Cannes Film Review: ‘The Wailing’—Brutishly Intense And Yet Deeply Emotional


The Wailing
The Wailing

If you’ve ever considered supernatural stories a little lame and passé in contemporary cinema direction, then perhaps you are yet to see South Korean director-Na Hong-jin’s ‘The Wailing’—an incredibly brilliant mystery thriller which succeeds in lacing horror with comedy and strikes deep emotional cords on the back of a seemingly over exploited theme.
Beyond the fact that the film ends on a vague note and lacks any sort of logical consistency, Na Hong-jin’s brilliance in storytelling takes charge of what would fairly be a predictable narrative, and cleverly box it in an unending suspense, twist and nerve-racking gore which doesn’t just keep the audience boldly shaking, but intensely glued.
Per modern expectations, a dive into the world of demons mostly would come off as an attack but Na Hong-jin steers far away from an assault, and rather explores the spiritual world, clashing the strength of opposing and not so well defined mystical units with a small village and a household serving as the unfortunate battle ground.
It’s mainly over two and half-hours of blood oozing from the nose and mouths of characters, subtly balanced with effortless comedy from the film’s lead- Sgt.

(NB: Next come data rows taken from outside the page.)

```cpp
template <int R1, bool CONTIG, bool DUAL, bool QUEUE = false>
int launch_t(const LineArgs &la, hipStream_t st, const char *name) {
    if constexpr (!QUEUE) {
        if (la.queue) return launch_t<R1, CONTIG, DUAL, true>(la, st, name);
    }
    using GE = G2<R1, DUAL>;
    if (int rc = allow_dynamic_lds<k_fresnel_p2<R1, CONTIG, DUAL, QUEUE>>((int)GE::lds_bytes(GE::max_taps))) return rc;
    if (la.n_dist < 1 || la.n_dist > MAX_LINE || (DUAL && !la.dist_inner))
        return fail(PSX_E_STATE, "LDS engine (power-of-two lines): %d distances, dist_inner %d", la.n_dist, la.dist_inner);
    const int ntap = DUAL ? 2 * ((la.n_dist + 1) / 2) : la.n_dist;
    if (ntap > GE::max_taps) return fail(PSX_E_STATE, "LDS engine (power-of-two lines): %d distances in one launch, %d fit", ntap, GE::max_taps);
    const int nwork = ((la.nlines + GE::LH - 1) / GE::LH) * (la.dist_inner ? 1 : la.n_dist);
    const int nslot = line_grid_slots(nwork, QUEUE ? 32 : 0);
    PSX_TIMED(name, st, k_fresnel_p2<R1, CONTIG, DUAL, QUEUE><<<8 * nslot, TT, GE::lds_bytes(ntap), st>>>(la));
    const int rc = launch_check(name);
    if constexpr (QUEUE) {
        if (rc) (void)hipMemsetAsync(la.queue, 0, sizeof(unsigned) * QUEUE_WORDS, st);
    }
    return rc;
}

template <int R1>
int launch_r(bool contig, bool dual, const LineArgs &la, hipStream_t st, const char *name) {
    if (dual) return launch_t<R1, true, true>(la, st, name);
    return contig ? launch_t<R1, true, false>(la, st, name) : launch_t<R1, false, false>(la, st, name);
}

}

namespace psx {
namespace p2 {

int pick_r1(int N, int margin) {
    const int P = N + 2 * margin, L = N + P - 1;
    for (int r1 : {4, 8, 16, 32}) {
        const int M = 256 * r1;
        if (N <= M / 2 && P <= M && L - M <= LXMAX && L - M <= N - 1) return r1;
    }
    return 0;
}

static int log2_r1(int R1) { return R1 == 32 ? 5 : (R1 == 16 ? 4 : (R1 == 8 ? 3 : 2)); }
size_t twA_elems(int R1) { return (size_t)256 * log2_r1(R1); }
int max_distances(int R1) {
    switch (R1) {
        case 4: return G2<4, false>::max_taps;
        case 8: return G2<8, false>::max_taps;
        case 16: return G2<16, false>::max_taps;
    }
    return G2<32, false>::max_taps;
}
size_t twB_elems() { return 256; }
size_t spectrum_elems(int R1) { return (size_t)256 * R1 + LXMAX; }
int lines_per_round(int R1, bool dual) { return (TOT2 / (256 * R1)) / (dual ? 2 : 1); }

int build_tables(float2 *twA, float2 *twB, int R1, hipStream_t st) {
    k_p2_twiddles<<<(256 * log2_r1(R1) + 255) / 256, 256, 0, st>>>(twA, twB, R1, log2_r1(R1));
    return launch_check("k_p2_twiddles");
}

int perm_spectrum(const double2 *Hh, const double2 *hP, float2 *out, int R1, int P, hipStream_t st) {
    const int n = 256 * R1 + LXMAX;
    PSX_TIMED("k_kern_perm", st, k_p2_perm<<<(n + 255) / 256, 256, 0, st>>>(Hh, hP, out, R1, P));
    return launch_check("k_p2_perm");
}

int launch(int R1, bool contig, bool dual, const lines::LineArgs &la, hipStream_t st, const char *name) {
    switch (R1) {
        case 4: return launch_r<4>(contig, dual, la, st, name);
        case 8: return launch_r<8>(contig, dual, la, st, name);
        case 16: return launch_r<16>(contig, dual, la, st, name);
        case 32: return launch_r<32>(contig, dual, la, st, name);
    }
    return fail(PSX_E_UNSUPPORTED, "LDS engine (power-of-two lines): unsupported radix %d", R1);
}

}
}
```

### paresis_amd/csrc/fresnel_p2_dev.hpp

```cpp
#pragma once
#include "fresnel_stages.hpp"

namespace psx {
namespace p2dev {

using namespace psx::lines;

constexpr int BSTR = 256 + 8;

namespace spectrum {
__host__ __device__ constexpr int slab_of_lane(int ln) { return (ln & 32) + ((ln & 31) < 16 ? 2 * (ln & 31) : 2 * ((ln & 31) - 16) + 1); }
__host__ __device__ constexpr int lane_of_slab(int s) { return (s & 32) + ((s & 1) ? 16 : 0) + ((s & 31) >> 1); }
template <int UPS>
__host__ __device__ constexpr int unit_of_lane(int g, int q, int ln) { return (g * UPS + q) * 64 + ln; }
template <int UPS>
__host__ __device__ constexpr int unit_of_slab(int s, int q) { return unit_of_lane<UPS>(s >> 6, q, lane_of_slab(s & 63)); }
__host__ __device__ constexpr int point_index(int p) { return 2 * unit_of_slab<8>(p >> 4, (p & 15) >> 1) + (p & 1); }
__host__ __device__ constexpr int pair_index(int p) { return unit_of_slab<16>(p >> 4, p & 15); }

constexpr bool lanes_invert() {
    for (int ln = 0; ln < 64; ++ln)
        if (lane_of_slab(slab_of_lane(ln)) != ln || slab_of_lane(lane_of_slab(ln)) != ln) return false;
    return true;
}
template <typename F>
constexpr bool is_bijection(F f, int m) {
    bool seen[8192] = {};
    for (int p = 0; p < m; ++p) {
        const int i = f(p);
        if (i < 0 || i >= m || seen[i]) return false;
        seen[i] = true;
    }
    return true;
}
constexpr bool reader_meets_builder(int m) {
    for (int g = 0; g < m / 1024; ++g)
        for (int q = 0; q < 8; ++q)
            for (int ln = 0; ln < 64; ++ln) {
                const int p = 16 * (64 * g + slab_of_lane(ln)) + 2 * q;
                if (point_index(p) != 2 * unit_of_lane<8>(g, q, ln) || point_index(p + 1) != 2 * unit_of_lane<8>(g, q, ln) + 1) return false;
                if (q == 0 && (pair_index(p) != unit_of_lane<16>(g, 0, ln) || pair_index(p + 15) != unit_of_lane<16>(g, 15, ln))) return false;
            }
    return true;
}
static_assert(lanes_invert(), "slab_of_lane and lane_of_slab are inverse permutations of the 64 lanes");
static_assert(is_bijection(point_index, 256 * 4) && is_bijection(point_index, 256 * 8) && is_bijection(point_index, 256 * 16) &&
                  is_bijection(point_index, 256 * 32) && is_bijection(pair_index, 256 * 32),
              "the table order is a bijection of the M positions for R1 = 4, 8, 16, 32");
static_assert(reader_meets_builder(256 * 4) && reader_meets_builder(256 * 32), "a lane's loads find its own slab");
}

template <int R, bool CONJ>
__device__ __forceinline__ v2f tw_apply(v2f x, v2f w) {
    return CONJ ? pk_cmulc(x, w) : pk_cmul(x, w);
}
template <int R>
__device__ __forceinline__ void tw_powers(v2f (&pw)[5], const v2f *row) {
    pw[0] = lds_read(row);
    if constexpr (R >= 4) pw[1] = lds_read(row + 1);
    if constexpr (R >= 8) pw[2] = lds_read(row + 2);
    if constexpr (R >= 16) pw[3] = lds_read(row + 3);
    if constexpr (R == 32) pw[4] = lds_read(row + 4);
}
template <int R, bool CONJ>
__device__ __forceinline__ void twiddle_A2(v2f (&v)[R], const v2f (&pw)[5]) {
    constexpr int H = R >= 16 ? 16 : R;
    v2f t[H];
    t[1] = pw[0];
    if constexpr (R >= 4) t[2] = pw[1];
    if constexpr (R >= 8) t[4] = pw[2];
    if constexpr (R >= 16) t[8] = pw[3];
    v2f t16 = (v2f){1.f, 0.f};
    if constexpr (R == 32) t16 = pw[4];
    if constexpr (R >= 4) t[3] = pk_cmul(t[1], t[2]);
    if constexpr (R >= 8) {
#pragma unroll
        for (int r = 1; r < 4; ++r) t[4 + r] = pk_cmul(t[4], t[r]);
    }
    if constexpr (R >= 16) {
#pragma unroll
        for (int r = 1; r < 8; ++r) t[8 + r] = pk_cmul(t[8], t[r]);
    }
#pragma unroll
    for (int q = 1; q < H; ++q) v[q] = tw_apply<R, CONJ>(v[q], t[q]);
    if constexpr (R == 32) {
#pragma unroll
        for (int q = 16; q < 32; ++q) v[q] = tw_apply<R, CONJ>(v[q], t16);
#pragma unroll
        for (int q = 17; q < 32; ++q) v[q] = tw_apply<R, CONJ>(v[q], t[q - 16]);
    }
}

__device__ __forceinline__ int offB(int q) { return 16 * q + (q >> 1); }

__device__ __forceinline__ void fwdB_regs(v2f (&v)[16], const v2f (&w)[16]) {
    DftPk<16, false>::run(v);
#pragma unroll
    for (int q = 1; q < 16; ++q) v[q] = pk_cmul(v[q], w[q]);
}
__device__ __forceinline__ void invB_regs(v2f (&v)[16], const v2f (&w)[16]) {
#pragma unroll
    for (int q = 1; q < 16; ++q) v[q] = pk_cmulc(v[q], w[q]);
    DftPk<16, true>::run(v);
}

template <int R, int Q0>
__device__ __forceinline__ void store_legs(const v2f (&v)[R], v2f vw, v2f *wo, float *io, int64_t wbase, int welems, int e0, int estep,
                                           v2f gp, float sc, int accumulate) {
    if (wo) {
        const __amdgpu_buffer_rsrc_t rs = __builtin_amdgcn_make_buffer_rsrc(wo + wbase, 0, (int)((unsigned)welems * 8u), 0x00020000);
        const bool plain = gp.x == 1.f && gp.y == 0.f;
        unsigned off = ((unsigned)e0 + (unsigned)Q0 * (unsigned)estep) * 8u;
#pragma unroll
        for (int q = Q0; q <= R; ++q) {
            const v2f x = q < R ? v[q < R ? q : 0] : vw;
            const v2f r = plain ? x : pk_cmul_s(x, gp);
            __builtin_amdgcn_raw_buffer_store_b64(__builtin_bit_cast(v2u, r), rs, (int)off, 0, 0);
            off += (unsigned)estep * 8u;
        }
    }
    if (io) {
        const __amdgpu_buffer_rsrc_t rs = __builtin_amdgcn_make_buffer_rsrc(io + wbase, 0, (int)((unsigned)welems * 4u), 0x00020000);
        unsigned off = ((unsigned)e0 + (unsigned)Q0 * (unsigned)estep) * 4u;
#pragma unroll
        for (int q = Q0; q <= R; ++q) {
            const v2f x = q < R ? v[q < R ? q : 0] : vw;
            float I = sc * (x.x * x.x + x.y * x.y);
            if (accumulate) I += __builtin_bit_cast(float, __builtin_amdgcn_raw_buffer_load_b32(rs, (int)off, 0, 0));
            __builtin_amdgcn_raw_buffer_store_b32(__builtin_bit_cast(unsigned, I), rs, (int)off, 0, 0);
            off += (unsigned)estep * 4u;
        }
    }
}

template <int CNT>
__device__ __forceinline__ void store_legs_range(const v2f (&v)[CNT], int q0, v2f *wo, float *io, int64_t wbase, int welems, int e0, int estep,
                                                 v2f gp, float sc, int accumulate) {
    if (wo) {
        const __amdgpu_buffer_rsrc_t rs = __builtin_amdgcn_make_buffer_rsrc(wo + wbase, 0, (int)((unsigned)welems * 8u), 0x00020000);
        const bool plain = gp.x == 1.f && gp.y == 0.f;
        unsigned off = ((unsigned)e0 + (unsigned)q0 * (unsigned)estep) * 8u;
#pragma unroll
        for (int q = 0; q < CNT; ++q) {
            const v2f r = plain ? v[q] : pk_cmul_s(v[q], gp);
            __builtin_amdgcn_raw_buffer_store_b64(__builtin_bit_cast(v2u, r), rs, (int)off, 0, 0);
            off += (unsigned)estep * 8u;
        }
    }
    if (io) {
        const __amdgpu_buffer_rsrc_t rs = __builtin_amdgcn_make_buffer_rsrc(io + wbase, 0, (int)((unsigned)welems * 4u), 0x00020000);
        unsigned off = ((unsigned)e0 + (unsigned)q0 * (unsigned)estep) * 4u;
#pragma unroll
        for (int q = 0; q < CNT; ++q) {
            float I = sc * (v[q].x * v[q].x + v[q].y * v[q].y);
            if (accumulate) I += __builtin_bit_cast(float, __builtin_amdgcn_raw_buffer_load_b32(rs, (int)off, 0, 0));
            __builtin_amdgcn_raw_buffer_store_b32(__builtin_bit_cast(unsigned, I), rs, (int)off, 0, 0);
            off += (unsigned)estep * 4u;
        }
    }
}

}
}
```

Before: 62420 Mpixel/s.

## Reuse forward-A transform across DUAL distance rounds via register snapshot/restore

In the DUAL pass-1 path, the loader threads snapshot the forward-A transformed lines into registers after the first distance round and restore them into LDS for the following rounds. The forward-A FFT stage and its barrier are then skipped on every round after the first, and the two distance halves swap slabs to keep the snapshot region intact. A workgroup-scoped LDS counter with a spin-wait orders the snapshot against compute-wave writes. The cost is extra register pressure on the loader waves, one more LDS word, and a busy-wait that could stall the compute waves.

```diff
diff --git a/paresis_amd/csrc/fresnel_p2.hip b/paresis_amd/csrc/fresnel_p2.hip
--- a/paresis_amd/csrc/fresnel_p2.hip
+++ b/paresis_amd/csrc/fresnel_p2.hip
@@ -26,7 +26,7 @@
     static constexpr int LDP = LB | 1, LDB = 17;
     static constexpr int TPL = TLD / LINES, NCH = TPL >= 2 * LXM ? TPL / LXM : 1, CL = LXM / NCH;
     static constexpr int O_TP = LINES * MP, O_TB = O_TP + 256 * LDP, O_SA = O_TB + 16 * LDB, O_C = O_SA + LH * LXM,
-                         O_UQ = O_C + NCH * LINES * LXM, O_HT = O_UQ + 2;
+                         O_UQ = O_C + NCH * LINES * LXM, O_HT = O_UQ + 3;
     static constexpr size_t lds_bytes(int ntap) { return sizeof(float2) * (size_t)(O_HT + ntap * LXM); }
     static constexpr int max_taps = (160 * 1024 / (int)sizeof(float2) - O_HT) / LXM < MAX_LINE ? (160 * 1024 / (int)sizeof(float2) - O_HT) / LXM : MAX_LINE;
     static_assert(LINES >= 2 && NBA >= 1 && max_taps >= 16, "LDS budget");
@@ -49,6 +49,7 @@
     v2f *const CF = Lb + GE::O_C;
     v2f *const HT = Lb + GE::O_HT;
     int *const uq = reinterpret_cast<int *>(Lb + GE::O_UQ);
+    int *const snap_flag = uq + 4;
     const int tid = threadIdx.x;
     const int N = a.N, mg = a.margin;
     const int Lx = a.L - M;
@@ -260,7 +261,7 @@
             asm volatile("" : "+v"(lo));
             const int lb = lo / TPL, r = lo % TPL;
             const int lbi = DUAL ? lb % LH : lb;
-            const int dd = DUAL ? 2 * d + lb / LH : d;
+            const int dd = DUAL ? 2 * d + 1 - lb / LH : d;
             const v2f *ht = HT + dd * LXM;
             const v2f *sa = SA + lbi * LXM;
             const v2f *sb = Lb + lbi * MP + M + M / 32;
@@ -279,6 +280,21 @@
             }
         };
 
+        constexpr int NSNAP = DUAL ? M * LH / TLD : 1;
+        static_assert(!DUAL || (M % TLD == 0 && NSNAP * TLD == M * LH && TLD % 32 == 0), "snapshot ownership covers the first half");
+        v2f snap[NSNAP];
+        v2f *const snap_base = Lb + phys(lt);
+        auto snap_off = [](int k) __attribute__((always_inline)) { return ((k * TLD) / M) * MP + phys((k * TLD) % M); };
+        auto snapshot = [&]() __attribute__((always_inline)) {
+#pragma unroll
+            for (int k = 0; k < NSNAP; ++k) snap[k] = lds_read(snap_base + snap_off(k));
+        };
+        auto restore = [&]() __attribute__((always_inline)) {
+#pragma unroll
+            for (int k = 0; k < NSNAP; ++k) snap_base[snap_off(k)] = snap[k];
+        };
+
+        if (lt == 0) uq[4] = 0;
         if (valid(0)) {
             fetch(0);
             spread(0);
@@ -289,8 +305,19 @@
         for (int j = 0; DYN ? ring_ok(ucur) : j < nj; ++j) {
             const bool last_sub = usub + 1 == nsubr;
             const bool more = DYN ? ring_ok(last_sub ? ucur + 1 : ucur) : j + 1 < nj;
-            lds_barrier();
+            const RoundPlan rp = round_plan(DUAL, usub, nsubr);
+            round_barrier(rp, RB_FWD_A);
             if (a.stamps && lt == 0 && j == a.stamp_j) a.stamps[(size_t)blockIdx.x * 32 + 16] = wall_clock64();
+            if constexpr (DUAL) {
+                if (rp.snapshot) {
+                    __builtin_amdgcn_s_setprio(3);
+                    snapshot();
+                    asm volatile("s_waitcnt lgkmcnt(0)" ::: "memory");
+                    __builtin_amdgcn_s_setprio(0);
+                    if ((lt & 63) == 0) __hip_atomic_fetch_add(snap_flag, 1, __ATOMIC_RELAXED, __HIP_MEMORY_SCOPE_WORKGROUP);
+                }
+                if (a.stamps && lt == 0 && j == a.stamp_j) a.stamps[(size_t)blockIdx.x * 32 + 24] = wall_clock64();
+            }
             const bool qround = DYN && lt < 64 && usub == 0;
             const bool claiming = qround && ring_ok(ucur + 1);
             unsigned mine = 0xffffffffu;
@@ -298,11 +325,16 @@
             if (more) fetch(j + 1);
             if (a.stamps && lt == 0 && j == a.stamp_j) a.stamps[(size_t)blockIdx.x * 32 + 17] = wall_clock64();
             fixup(j);
-            lds_barrier();
-            lds_barrier();
+            round_barrier(rp, RB_PRIVATE);
+            round_barrier(rp, RB_REGS);
             if (a.stamps && lt == 0 && j == a.stamp_j) a.stamps[(size_t)blockIdx.x * 32 + 18] = wall_clock64();
-            __builtin_amdgcn_s_setprio(3);
-            if (more) spread(j + 1);
+            if (!(DUAL && rp.restore)) __builtin_amdgcn_s_setprio(3);
+            if constexpr (DUAL) {
+                if (rp.restore) restore();
+                else if (more) spread(j + 1);
+            } else {
+                if (more) spread(j + 1);
+            }
             __builtin_amdgcn_s_setprio(0);
             if (qround) {
                 int unit = -1;
@@ -321,7 +353,7 @@
                 ++usub;
             }
             if (a.stamps && lt == 0 && j == a.stamp_j) a.stamps[(size_t)blockIdx.x * 32 + 19] = wall_clock64();
-            lds_barrier();
+            round_barrier(rp, RB_NEXT);
             if (a.stamps && lt == 0 && j == a.stamp_j) a.stamps[(size_t)blockIdx.x * 32 + 20] = wall_clock64();
         }
         if (DYN && lt < 64) {
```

Jeon Jong-gu (played by Kwak Do-won) and sometimes, his beloved and adorable daughter-Hyo-jin ( played by Kim Hwan-hee).
The horror takes off when Sgt. Jeon Jong-gu and his unit were called to a village house, where a man had brutishly stabbed his wife and children to death with blood all over the floor as much as on him—his creepy bloodshot eyes could not be missed, and his body was decorated with strange boils.
The obviously shocking family massacre soon became a rampant occurrence, with series of similar cruel killings turning the village into not just a wailing yard, but a screaming and a dangerous locale—with widespread panic on the back of rumours that a middle-aged Japanese man (played by Jun Kunimura) was the person spiritually behind the killings.
The Wailing
The Wailing

In fact, the suspicion wasn’t just rumour-based, a young woman-Moo-myeong (played by Chun Woo-hee) predicted an imminent doom to befall the village and linked it to him—and a yokel was adamant he also saw him strangely eating raw blooded meat.